Example of Basic Web Metrics Applied for a Blog

snapshot of google analytics dashboard |

Now that we have a good understanding what some of these basic web metrics are all about, let’s walk through a case study example of using these analytics in action.

For the purpose of this chapter, we’ll be using Google Analytics as our platform. Please note, there are a ton of great resources available for how to use Google Analytics. We will not be covering in-depth how the platform works, as that content is already well documented. However, we’ll be showing how the tools can give you invaluable insights into your online marketing efforts.

A quick technology review:

We have built our site on a Content Management System (CMS). Let’s say, we went with WordPress because the handy plugin ecosystem ensures we can drop in the analytics tracking code on every page. This ensures are current and future pages will be tracked. Or put another way, there is a phone booth on every corner for placing and recording calls. 


The website was built as a quick brochure site to serve as a repository for content taught for classes at Montana State University. It has had very little care and feeding to date, which is why it makes a good example for our purposes. Most digital properties tend to fall under this approach. Site was designed, launched, and then ignored.

We log into our dashboard and see the snapshot posted above.

Let’s Break This Down Step by Step

First up, we see that the default time period is for the last 30 days when we log into Google Analytics. Let’s change this to compare year over year for the past years for This can easily be changed and as you have more data on your web property you want to look at monthly or yearly blocks of time. By analyzing year over year for an extended period it’s possible to better understand traffic trends from a big picture view.

year over year google analytics example |

Next, we start to see where our true work lies. While we have 10K Unique Visitors (500% jump from previous year) that spent an average of 2:18 on the site (down almost 50% compared to previous year). However, our Bounce Rate is at a whopping 75%. The Pages per Visit shows 1.75, so this starts to suggest that most of our traffic is reading just one page and leaving – which is very typical for a blog style website like

Note: If the visit duration were less than 15 seconds, it would suggest that the user is finding absolutely no value on that page. This is somewhat good news.

So, users are finding value on one page (most likely) but they are not digging into other content on the site. This is bad news.

On a bright note, the new visitors make up almost 89% of the traffic. However, the trendline icon to the left shows this being pretty consistent over the last month, so we are not really growing – at least in the last month – again, a reason why we would want to look at month over month for a last year or so.

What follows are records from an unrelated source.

int dsm_genes_create(dsm_genes **out, int device);
int dsm_genes_destroy(dsm_genes *gs);
int dsm_genes_set_data(dsm_genes *gs, const int64_t *variants, int Vtot, int S, int C,
                       const int32_t *gene_off , const double *cov);
int dsm_genes_set_model(dsm_genes *gs, const double *gamma, const double *epsilon,
                        const double *delta, int G, int max_eta, const double *eta_log_prior,
                        const double *cov_const, const double *mult_const);
int dsm_genes_set_state(dsm_genes *gs, const int32_t *eta, const int64_t *tau);
int dsm_genes_get_state(dsm_genes *gs, int32_t *eta, int64_t *tau);
int dsm_genes_seed(dsm_genes *gs, unsigned long mt_seed, uint64_t ctr_seed);
int dsm_genes_set_gene_base(dsm_genes *gs, int gene_base);
int dsm_genes_get_mt_state(dsm_genes *gs, uint32_t *state625);
int dsm_genes_set_mt_state(dsm_genes *gs, const uint32_t *state625);

int dsm_genes_nmft_tau(dsm_genes *gs, const int32_t *eta_mask ,
                       const double *tau_init, int max_iter, double min_change, int32_t *n_iter);
int dsm_genes_sweep_all(dsm_genes *gs, const int32_t *eta_mask, int sweep, int32_t *nchange,
                        double *logvar, double *v_ll);
int dsm_genes_step_candidates(dsm_genes *gs, int c, int g, double *logvar, int *swept);
int dsm_genes_step_choose(dsm_genes *gs, int c, int g, int eta_value);
int dsm_genes_update(dsm_genes *gs, int n_iter, int reset_star, int32_t *eta_store,
                     double *gene_ll_trace, const uint32_t *u_tau_ext, const double *u_eta_ext);
int dsm_genes_loglik(dsm_genes *gs, double *gene_ll);
int dsm_genes_get_star(dsm_genes *gs, int32_t *eta_star, double *gene_llstar);
int dsm_genes_set_star(dsm_genes *gs, const int32_t *eta_star, const double *gene_llstar);
int dsm_genes_debug_tile(const dsm_genes *gs, int *lpv, int *nsl, int *groups_per_block, size_t *lds_bytes);

int dsm_kl_assign(int device, const double *cov, const double *delta, double *eta, int C, int S,
                  int G, int max_iter, double min_change, int *n_done, double *div);

#define DSM_K_STATS    0
#define DSM_K_DIRICH   1
#define DSM_K_TAU      2
#define DSM_K_FINAL    3
#define DSM_K_MT       4
#define DSM_K_NMFT_A   5
#define DSM_K_NMFT_G   6
#define DSM_K_NMFT_B   7
#define DSM_K_STATS2   8
#define DSM_K_STATSBIG 9
#define DSM_K_STATSPAT 10
#define DSM_K_COUNT    11
int dsm_ctx_sweep_stats(dsm_ctx *ctx, uint64_t *steps, uint64_t *exact_steps, int mode);
int dsm_ctx_debug_log2f(dsm_ctx *ctx, const float *in, float *out, size_t n);
int dsm_release_device_caches(void);
int dsm_debug_fdiv(int kind, const double *a, const double *b, double *out, int n);
int dsm_ctx_set_nmft_fused(dsm_ctx *ctx, int mode);
int dsm_ctx_set_nmft_persist(dsm_ctx *ctx, int mode);
int dsm_ctx_set_tau_screen(dsm_ctx *ctx, int on);
int dsm_ctx_set_tau_neartie(dsm_ctx *ctx, int mode);
int dsm_ctx_tau_launch_info(dsm_ctx *ctx, int *launched, int *resident);
int dsm_ctx_get_counters(dsm_ctx *ctx, uint64_t *ctr_seed, uint32_t *iter_ctr);
int dsm_ctx_set_counters(dsm_ctx *ctx, uint64_t ctr_seed, uint32_t iter_ctr);
int dsm_ctx_get_screen_state(dsm_ctx *ctx, uint32_t *out2);
int dsm_ctx_set_screen_state(dsm_ctx *ctx, const uint32_t *in2);
typedef int (*dsm_exchange_fn)(void *user, uint32_t *dev_tab, size_t n_tab, double *dev_vec, size_t n_vec);
int dsm_ctx_gibbs_update_sharded(dsm_ctx *ctx, int n_iter, int v_offset, int v_total, dsm_exchange_fn exchange, void *user);
typedef struct dsm_comm dsm_comm;
int dsm_comm_unique_id(void *id128);
int dsm_comm_create(dsm_comm **out, const void *id128, int rank, int world, int device);
int dsm_comm_destroy(dsm_comm *comm);
int dsm_comm_rank(const dsm_comm *comm);
int dsm_comm_world(const dsm_comm *comm);
int dsm_comm_allgather_f64(dsm_comm *comm, const double *send, double *recv, size_t n);
int dsm_comm_allreduce_f64(dsm_comm *comm, double *data, size_t n, int op);
int dsm_comm_barrier(dsm_comm *comm);
int dsm_ctx_gibbs_update_sharded_comm(dsm_ctx *ctx, int n_iter, int v_offset, int v_total, dsm_comm *comm);
int dsm_device_read(int device, const void *dev, void *host, size_t bytes);
int dsm_device_write(int device, void *dev, const void *host, size_t bytes);
int dsm_ctx_set_timing(dsm_ctx *ctx, int on);
int dsm_ctx_get_timing(dsm_ctx *ctx, double *ms_total ,
                       int64_t *launches );
const char *dsm_kernel_name(int k);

What we know about site performance from this very quick snapshot:

  1. The site pulls in fresh visitors. (75% of traffic is New Visitors)
  2. They read about a page or so. (Average Pages/Visit is 1.75)
  3. We fail to get them to look at different parts of the site. (Bounce Rate is consistently 75%)

Now, we have a better idea of what the problems are. Not unlike a patient who shows up at the hospital with a high fever and weird skin color, we have to start running more tests to better understand where the problems lie with our web property.

Key Takeaway: The above example shows what has happened on our digital property. However, it does nothing to explain why it happened. Why is our Bounce Rate so ridiculously high? How come 9 out of 10 users are new? Why do they only find one page valuable? Finally, implicit in all of this is the time frame of yearly data sets. We are discovering clues but no real culprits.